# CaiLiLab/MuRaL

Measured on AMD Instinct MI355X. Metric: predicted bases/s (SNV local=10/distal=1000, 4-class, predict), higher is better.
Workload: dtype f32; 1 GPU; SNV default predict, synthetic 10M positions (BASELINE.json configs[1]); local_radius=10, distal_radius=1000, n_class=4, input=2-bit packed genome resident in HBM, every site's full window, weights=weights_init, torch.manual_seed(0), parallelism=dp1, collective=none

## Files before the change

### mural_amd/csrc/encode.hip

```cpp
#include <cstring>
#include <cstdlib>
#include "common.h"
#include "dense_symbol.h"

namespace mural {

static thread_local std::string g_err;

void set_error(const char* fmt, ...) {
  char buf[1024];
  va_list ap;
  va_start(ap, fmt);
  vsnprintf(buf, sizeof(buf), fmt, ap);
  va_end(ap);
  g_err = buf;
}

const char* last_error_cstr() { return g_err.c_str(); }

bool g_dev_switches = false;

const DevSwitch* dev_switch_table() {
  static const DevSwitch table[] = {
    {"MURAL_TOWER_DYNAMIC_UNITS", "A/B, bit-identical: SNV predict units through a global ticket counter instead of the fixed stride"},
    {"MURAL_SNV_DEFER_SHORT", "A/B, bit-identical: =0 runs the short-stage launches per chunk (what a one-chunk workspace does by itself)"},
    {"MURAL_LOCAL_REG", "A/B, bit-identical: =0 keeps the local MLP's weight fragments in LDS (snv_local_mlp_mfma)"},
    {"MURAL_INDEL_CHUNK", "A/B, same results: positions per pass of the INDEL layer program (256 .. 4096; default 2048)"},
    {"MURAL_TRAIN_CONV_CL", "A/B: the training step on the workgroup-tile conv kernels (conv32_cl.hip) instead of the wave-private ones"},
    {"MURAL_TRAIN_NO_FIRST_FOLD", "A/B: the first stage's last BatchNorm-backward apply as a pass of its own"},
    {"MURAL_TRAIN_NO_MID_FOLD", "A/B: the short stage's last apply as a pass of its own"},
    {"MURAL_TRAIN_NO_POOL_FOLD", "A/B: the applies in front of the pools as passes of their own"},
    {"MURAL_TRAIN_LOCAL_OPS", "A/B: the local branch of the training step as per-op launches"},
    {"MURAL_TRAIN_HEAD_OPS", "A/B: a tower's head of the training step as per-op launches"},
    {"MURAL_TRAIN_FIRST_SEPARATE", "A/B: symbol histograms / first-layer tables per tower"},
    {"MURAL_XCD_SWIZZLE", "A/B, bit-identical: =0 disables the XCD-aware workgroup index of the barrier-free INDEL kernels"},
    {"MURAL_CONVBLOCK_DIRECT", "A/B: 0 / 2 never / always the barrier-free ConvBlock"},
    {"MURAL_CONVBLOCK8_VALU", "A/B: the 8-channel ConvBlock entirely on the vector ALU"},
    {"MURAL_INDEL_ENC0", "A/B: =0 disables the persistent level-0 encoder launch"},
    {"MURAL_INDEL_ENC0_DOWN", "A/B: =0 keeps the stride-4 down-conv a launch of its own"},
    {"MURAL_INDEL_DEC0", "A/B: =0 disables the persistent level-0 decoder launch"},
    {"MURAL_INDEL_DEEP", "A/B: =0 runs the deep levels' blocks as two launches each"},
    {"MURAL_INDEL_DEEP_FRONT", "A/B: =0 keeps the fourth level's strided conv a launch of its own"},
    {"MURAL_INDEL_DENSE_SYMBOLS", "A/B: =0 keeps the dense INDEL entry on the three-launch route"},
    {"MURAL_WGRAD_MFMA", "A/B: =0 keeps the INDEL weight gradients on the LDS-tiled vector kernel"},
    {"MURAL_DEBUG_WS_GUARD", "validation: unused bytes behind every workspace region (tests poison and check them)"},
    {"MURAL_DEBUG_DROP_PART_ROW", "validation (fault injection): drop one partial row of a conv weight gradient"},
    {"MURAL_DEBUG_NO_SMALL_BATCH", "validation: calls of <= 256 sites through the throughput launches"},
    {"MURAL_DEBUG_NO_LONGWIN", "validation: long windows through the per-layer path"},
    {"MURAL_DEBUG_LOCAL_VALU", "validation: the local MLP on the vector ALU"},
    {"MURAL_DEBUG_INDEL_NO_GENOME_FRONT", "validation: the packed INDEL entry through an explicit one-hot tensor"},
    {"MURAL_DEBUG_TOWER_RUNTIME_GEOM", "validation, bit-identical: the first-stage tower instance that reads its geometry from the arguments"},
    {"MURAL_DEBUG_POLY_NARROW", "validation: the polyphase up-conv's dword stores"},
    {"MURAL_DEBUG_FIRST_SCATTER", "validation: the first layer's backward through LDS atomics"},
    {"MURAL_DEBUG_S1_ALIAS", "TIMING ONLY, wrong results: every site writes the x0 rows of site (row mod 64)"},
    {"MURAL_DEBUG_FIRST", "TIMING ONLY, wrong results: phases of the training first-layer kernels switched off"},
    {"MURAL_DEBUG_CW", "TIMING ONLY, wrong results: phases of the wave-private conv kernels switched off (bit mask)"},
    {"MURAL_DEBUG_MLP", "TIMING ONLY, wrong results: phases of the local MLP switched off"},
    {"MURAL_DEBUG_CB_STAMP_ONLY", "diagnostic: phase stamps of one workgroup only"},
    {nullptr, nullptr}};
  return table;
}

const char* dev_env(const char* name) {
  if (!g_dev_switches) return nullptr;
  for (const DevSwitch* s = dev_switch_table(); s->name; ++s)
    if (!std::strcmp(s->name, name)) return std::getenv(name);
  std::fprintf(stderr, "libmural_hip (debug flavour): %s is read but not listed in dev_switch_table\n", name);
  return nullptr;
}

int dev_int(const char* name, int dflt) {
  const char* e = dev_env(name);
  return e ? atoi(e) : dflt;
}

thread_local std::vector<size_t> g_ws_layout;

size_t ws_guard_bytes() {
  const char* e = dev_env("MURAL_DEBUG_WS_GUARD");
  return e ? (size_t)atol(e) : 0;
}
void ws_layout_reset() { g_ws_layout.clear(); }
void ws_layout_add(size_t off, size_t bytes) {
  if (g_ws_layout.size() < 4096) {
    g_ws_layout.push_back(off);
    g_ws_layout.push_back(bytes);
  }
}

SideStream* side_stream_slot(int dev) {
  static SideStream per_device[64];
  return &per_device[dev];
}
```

────

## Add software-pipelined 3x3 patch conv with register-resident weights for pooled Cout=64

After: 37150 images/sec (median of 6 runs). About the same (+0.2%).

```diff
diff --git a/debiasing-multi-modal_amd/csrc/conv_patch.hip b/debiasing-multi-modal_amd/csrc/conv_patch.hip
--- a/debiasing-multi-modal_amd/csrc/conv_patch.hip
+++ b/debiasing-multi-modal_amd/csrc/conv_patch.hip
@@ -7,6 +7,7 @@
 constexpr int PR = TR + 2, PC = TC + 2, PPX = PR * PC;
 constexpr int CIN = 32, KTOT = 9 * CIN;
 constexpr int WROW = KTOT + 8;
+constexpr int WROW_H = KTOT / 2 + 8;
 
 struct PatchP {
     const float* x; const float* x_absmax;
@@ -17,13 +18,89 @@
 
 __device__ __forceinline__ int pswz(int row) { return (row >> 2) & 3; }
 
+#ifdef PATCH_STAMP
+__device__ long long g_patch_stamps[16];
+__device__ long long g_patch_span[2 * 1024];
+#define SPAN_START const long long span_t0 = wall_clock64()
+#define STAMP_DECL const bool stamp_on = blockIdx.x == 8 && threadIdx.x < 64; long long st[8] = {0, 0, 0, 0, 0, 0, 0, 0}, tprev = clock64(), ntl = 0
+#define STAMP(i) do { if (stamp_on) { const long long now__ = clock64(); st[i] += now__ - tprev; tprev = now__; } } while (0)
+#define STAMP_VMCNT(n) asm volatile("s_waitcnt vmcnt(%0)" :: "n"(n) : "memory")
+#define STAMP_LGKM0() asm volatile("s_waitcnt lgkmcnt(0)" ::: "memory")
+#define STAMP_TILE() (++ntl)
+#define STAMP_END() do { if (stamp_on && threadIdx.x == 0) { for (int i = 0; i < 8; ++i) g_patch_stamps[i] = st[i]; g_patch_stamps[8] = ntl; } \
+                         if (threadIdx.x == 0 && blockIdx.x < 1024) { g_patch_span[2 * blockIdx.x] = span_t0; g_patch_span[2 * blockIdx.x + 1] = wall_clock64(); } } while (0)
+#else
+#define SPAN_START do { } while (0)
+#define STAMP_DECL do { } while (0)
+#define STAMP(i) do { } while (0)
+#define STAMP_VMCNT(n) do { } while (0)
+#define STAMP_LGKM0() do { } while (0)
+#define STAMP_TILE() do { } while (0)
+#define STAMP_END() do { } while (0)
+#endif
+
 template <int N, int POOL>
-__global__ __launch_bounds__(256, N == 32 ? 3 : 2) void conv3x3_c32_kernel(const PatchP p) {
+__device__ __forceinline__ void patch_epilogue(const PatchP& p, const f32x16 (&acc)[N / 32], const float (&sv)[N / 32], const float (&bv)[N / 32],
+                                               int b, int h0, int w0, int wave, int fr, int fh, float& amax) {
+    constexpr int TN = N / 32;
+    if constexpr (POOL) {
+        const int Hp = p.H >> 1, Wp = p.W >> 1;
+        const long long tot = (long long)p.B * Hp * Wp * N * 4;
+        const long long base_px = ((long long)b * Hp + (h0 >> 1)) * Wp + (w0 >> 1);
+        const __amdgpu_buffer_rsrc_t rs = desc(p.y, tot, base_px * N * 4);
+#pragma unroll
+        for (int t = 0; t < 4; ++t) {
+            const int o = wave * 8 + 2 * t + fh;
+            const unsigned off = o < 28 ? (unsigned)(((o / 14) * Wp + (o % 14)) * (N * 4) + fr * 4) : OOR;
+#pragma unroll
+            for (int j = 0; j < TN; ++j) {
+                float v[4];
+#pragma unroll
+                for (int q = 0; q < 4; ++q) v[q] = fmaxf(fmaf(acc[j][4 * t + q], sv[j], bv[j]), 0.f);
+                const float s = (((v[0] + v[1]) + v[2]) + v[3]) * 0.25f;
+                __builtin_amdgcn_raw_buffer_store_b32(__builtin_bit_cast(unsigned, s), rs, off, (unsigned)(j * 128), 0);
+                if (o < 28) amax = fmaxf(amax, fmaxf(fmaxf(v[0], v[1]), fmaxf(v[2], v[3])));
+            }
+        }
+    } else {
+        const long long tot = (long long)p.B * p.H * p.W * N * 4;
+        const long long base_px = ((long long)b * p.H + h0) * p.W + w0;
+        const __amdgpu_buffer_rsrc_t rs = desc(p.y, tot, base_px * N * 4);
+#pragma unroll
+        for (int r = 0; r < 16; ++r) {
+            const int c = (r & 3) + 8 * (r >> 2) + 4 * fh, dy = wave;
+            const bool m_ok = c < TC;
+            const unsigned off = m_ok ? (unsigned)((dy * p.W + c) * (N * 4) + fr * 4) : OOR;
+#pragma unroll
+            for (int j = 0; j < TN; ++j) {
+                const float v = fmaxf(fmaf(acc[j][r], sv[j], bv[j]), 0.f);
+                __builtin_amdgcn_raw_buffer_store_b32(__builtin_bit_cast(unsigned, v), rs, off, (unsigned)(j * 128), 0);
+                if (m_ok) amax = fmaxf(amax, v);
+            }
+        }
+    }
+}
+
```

────

What is being asked |
Among the lines above, please find those with "ConvBlock" and copy them.

Output for this exercise |
    {"MURAL_CONVBLOCK_DIRECT", "A/B: 0 / 2 never / always the barrier-free ConvBlock"},
    {"MURAL_CONVBLOCK8_VALU", "A/B: the 8-channel ConvBlock entirely on the vector ALU"},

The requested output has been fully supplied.